§ PROBLEM DESCRIPTION: Entries follow. Give back exactly the lines starting at the one containing "int32_t src, affine, sink, f16, blk, H, D, fill;" and ending at the one containing "int hilo, int", and no other lines.

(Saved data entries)
Content starts
int hiptsdbg_gemm_time(int M, int N, int K, int epi, int iters, float* ms_out);
int hiptsdbg_gemm_clock(int M, int N, int K, int epi, int iters, float* ms_out, float* loop_ghz);
int hiptsdbg_gemm_q4_compare(int M, int N, int K, int epi, int f16, int iters, long long* mismatch_out, float* ms_out);
int hiptsdbg_gelu(const float* x_host, int n, int tanh_form, float* y_host);
int hiptsdbg_dwconv7(const uint16_t* in_f16, const float* w, uint16_t* out_f16, int batch, int H, int C, int mode, int iters, float* ms_out);
int hiptsdbg_dwconv7_stamps(unsigned long long* host, int n);
int hiptsdbg_convnext_stream(hipts_convnext_t* h, const float* x_host, int batch, int stage, float* out_host);
int hiptsdbg_swinv2_stream(hipts_swinv2_t* h, const float* x_host, int batch, int stage, float* out_host);
int hiptsdbg_swinv2_window_attention(const float* q, const float* k, const float* v, const float* logit_scale, const float* cpb, int batch,
                                     int heads, int side, int window, int shift, int operand_f16, float* out);
int hiptsdbg_mlp_fused(const uint16_t* xn, const float* w1, const float* w2, float* x, const float* res_scale, const float* gamma, uint16_t* xn_out,
                       int M, int C, float star_s, float star_b, float eps, int iters, float* ms_out, int waves);
int hiptsdbg_mlp_stamps(unsigned long long* host, int n);
int hiptsdbg_mlp_weight_image(const float* w1, const float* w2, int C, uint16_t* out, long long out_halves);
int hiptsdbg_dw_toeplitz(const float* w, int channels, uint32_t* out);
enum { HIPTSDBG_GEMM_V1 = 0, HIPTSDBG_GEMM_PP = 1, HIPTSDBG_GEMM_S3 = 2, HIPTSDBG_GEMM_PP2 = 3, HIPTSDBG_GEMM_DW = 4,
       HIPTSDBG_GEMM_Q4 = 5, HIPTSDBG_GEMM_PP_E4M3 = 6 };
typedef struct hiptsdbg_gemm_plan_t {
    int32_t loop, mr, interior, stamped;
    int32_t tiles_m, tiles_n, grid, block, lds_bytes;
    int32_t sk_first, sk_slices;
    int32_t raster_gm, raster_gn, epi_prio, epi_prefetch;
    int32_t error;
} hiptsdbg_gemm_plan_t;
int hiptsdbg_gemm_plan(int epi, int M, int N, int K, int f16, int shared_chip, unsigned features, int ld_out, int dim, int cus,
                       unsigned q4_mask, hiptsdbg_gemm_plan_t* out);
int hiptsdbg_gemm_tile_walk(int tiles_m, int tiles_n, int tile_rows, int raster_gm, int raster_gn, int32_t* m0, int32_t* n0);
int hiptsdbg_gemm_kernel_resources(int epi, int mr, int f16, int op8, int sk, int interior, int* num_regs, int* scratch_bytes, int* static_lds);
typedef struct hiptsdbg_gemm_case_t {
    int32_t epi, M, N, K, f16, shared_chip;
    const uint16_t* a;
    const uint16_t* w;
    const float* bias;
    const float* pos;
    const float* res_scale;
    const float* ln_gamma;
    const float* ln_beta;
    const float* col_u;
    const float* rowstat;
    const float* stat_in;
    const float* rope;
    const float* x_init;
    uint64_t x_init_bytes;
    int32_t tokens, tokens_pad, heads, dim, hd_log2;
    int32_t stat_in_blocks, stat_in_stride, ln_dim, rope_tokens, stat_stride;
    int32_t gelu_tanh, star_kind, ld_out, x_blocked, sk_ws, fill;
    float qscale, ln_eps, star_scale, star_bias;
} hiptsdbg_gemm_case_t;
typedef struct hiptsdbg_gemm_out_t {
    void* x;
    void* rowmajor;
    void* probs;
    void* out16[3];
    void* stat_part;
    uint64_t x_bytes, rowmajor_bytes, probs_bytes, out16_bytes[3], stat_part_bytes;
} hiptsdbg_gemm_out_t;
int hiptsdbg_gemm_epilogue(const hiptsdbg_gemm_case_t* in, hiptsdbg_gemm_out_t* out);
enum { HIPTSDBG_SRC_F32 = 0, HIPTSDBG_SRC_F32_BLOCKED = 1, HIPTSDBG_SRC_F32_INPLACE = 2, HIPTSDBG_SRC_16_BIAS = 3 };
enum { HIPTSDBG_AFF_GAMMA_BETA = 0, HIPTSDBG_AFF_GAMMA_OPT_BETA = 1, HIPTSDBG_AFF_GAMMA_ADD_ZERO = 2, HIPTSDBG_AFF_GAMMA_PLAIN = 3 };
enum { HIPTSDBG_SINK_16 = 0, HIPTSDBG_SINK_E4M3 = 1, HIPTSDBG_SINK_F32 = 2, HIPTSDBG_SINK_F32_AND_16 = 3, HIPTSDBG_SINK_PATCH2X2 = 4,
       HIPTSDBG_SINK_ADD_HILO = 5, HIPTSDBG_SINK_BACK = 6 };
typedef struct hiptsdbg_row_ln_case_t {
    int32_t src, affine, sink, f16, blk, H, D, fill;
    int64_t rows;
    float eps;
    const void* in;
    uint64_t in_bytes;
    const float* bias;
    const float* g;
    const float* b;
    const float* x_init;
    uint64_t x_init_bytes;
} hiptsdbg_row_ln_case_t;
typedef struct hiptsdbg_rows_out_t {
    void* f32;
    void* o16;
    uint64_t f32_bytes, o16_bytes;
} hiptsdbg_rows_out_t;
int hiptsdbg_row_ln(const hiptsdbg_row_ln_case_t* in, hiptsdbg_rows_out_t* out);
int hiptsdbg_pool_ln(const float* x, uint64_t x_bytes, const float* g, const float* b, int batch, int T, int C, int count, int blk, float eps,
                     int hilo, int f16, int fill, void* out, uint64_t out_bytes);
int hiptsdbg_rowstat(const float* part, uint64_t part_bytes, int M, int stride, int blocks, int D, float eps, int fill, float* out, uint64_t out_bytes);
int hiptsdbg_fold_ln(const uint16_t* w16, int f16, const float* gamma, const float* beta, const float* bias, int N, int K, int fill, float* u, float* c,
                     uint64_t out_bytes);
enum { HIPTSDBG_PIX_U8_AFFINE = 0, HIPTSDBG_PIX_U8_TABLE = 1, HIPTSDBG_PIX_F32_FLIP = 2, HIPTSDBG_PIX_F32 = 3, HIPTSDBG_PIX_U8_RAW = 4 };
enum { HIPTSDBG_WIN_PATCH = 0, HIPTSDBG_WIN_4X4 = 1, HIPTSDBG_WIN_7X7 = 2 };
int hiptsdbg_patch_gather(int pixel, int window, int f16, const void* images, uint64_t image_bytes, const float* lut, int batch, int S, int P,
                          int KH, int fill, uint16_t* a0, uint64_t a0_bytes);
int hiptsdbg_ccip_stem_u8(const uint8_t* images, const float* lut, int batch, int S, int f16, int fill, uint16_t* a0, uint64_t a0_bytes);
int hiptsdbg_vit_patchify_u8_p16(const uint8_t* images, int batch, int grid, int f16, int fill, uint16_t* a0, uint64_t a0_bytes);
int hiptsdbg_vit_pool(const float* x, uint64_t x_bytes, const float* g, const float* b, int batch, int tokens, int D, float eps, int pool_then_norm,
                      int splits, int f16, int fill, float* part_out, uint64_t part_bytes, uint16_t* out16, uint64_t out16_bytes);
int hiptsdbg_eva_assemble(const float* tmp, uint64_t tmp_bytes, const float* cls, const float* pos, int batch, int np, int TS, int D, int blocked, int fill,
                          float* x, uint64_t x_bytes, float* xblk, uint64_t xblk_bytes);
int hiptsdbg_eva_colsum(const float* x, uint64_t x_bytes, int batch, int np, int TS, int D, int fill, float* part, uint64_t part_bytes);
int hiptsdbg_swinv2_merge(const float* x, uint64_t x_bytes, int batch, int H, int C, int f16, int fill, uint16_t* col, uint64_t col_bytes);
int hiptsdbg_swinv2_split_x(const float* x, uint64_t x_bytes, int64_t rows, int D, int f16, int fill, uint16_t* xh2, uint64_t xh2_bytes);
int hiptsdbg_swinv2_mean(const float* y, uint64_t y_bytes, int batch, int T, int C, int f16, int fill, uint16_t* out, uint64_t out_bytes);
int hiptsdbg_ccip_ds_im2col(const uint16_t* xn, uint64_t xn_bytes, int batch, int H, int C, int fill, uint16_t* col, uint64_t col_bytes);
int hiptsdbg_convnext_cast(const float* x, uint64_t x_bytes, int64_t n4, int f16, int fill, uint16_t* xh, uint64_t xh_bytes);
int hiptsdbg_gemm_run(int M, int N, int K, const uint16_t* a_bf16, const uint16_t* w_bf16, float* out_host);
int hiptsdbg_gemm8_run(int M, int N, int K, const float* a_f32, const float* w_f32, int kind, void* out_host, int* w_exp);
int hiptsdbg_vit_dump(hipts_vit_t* h, const char* name, void* out_host, size_t max_bytes, size_t* bytes);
Content ends
§ WORKED SOLUTION:
    int32_t src, affine, sink, f16, blk, H, D, fill;
    int64_t rows;
    float eps;
    const void* in;
    uint64_t in_bytes;
    const float* bias;
    const float* g;
    const float* b;
    const float* x_init;
    uint64_t x_init_bytes;
} hiptsdbg_row_ln_case_t;
typedef struct hiptsdbg_rows_out_t {
    void* f32;
    void* o16;
    uint64_t f32_bytes, o16_bytes;
} hiptsdbg_rows_out_t;
int hiptsdbg_row_ln(const hiptsdbg_row_ln_case_t* in, hiptsdbg_rows_out_t* out);
int hiptsdbg_pool_ln(const float* x, uint64_t x_bytes, const float* g, const float* b, int batch, int T, int C, int count, int blk, float eps,
                     int hilo, int f16, int fill, void* out, uint64_t out_bytes);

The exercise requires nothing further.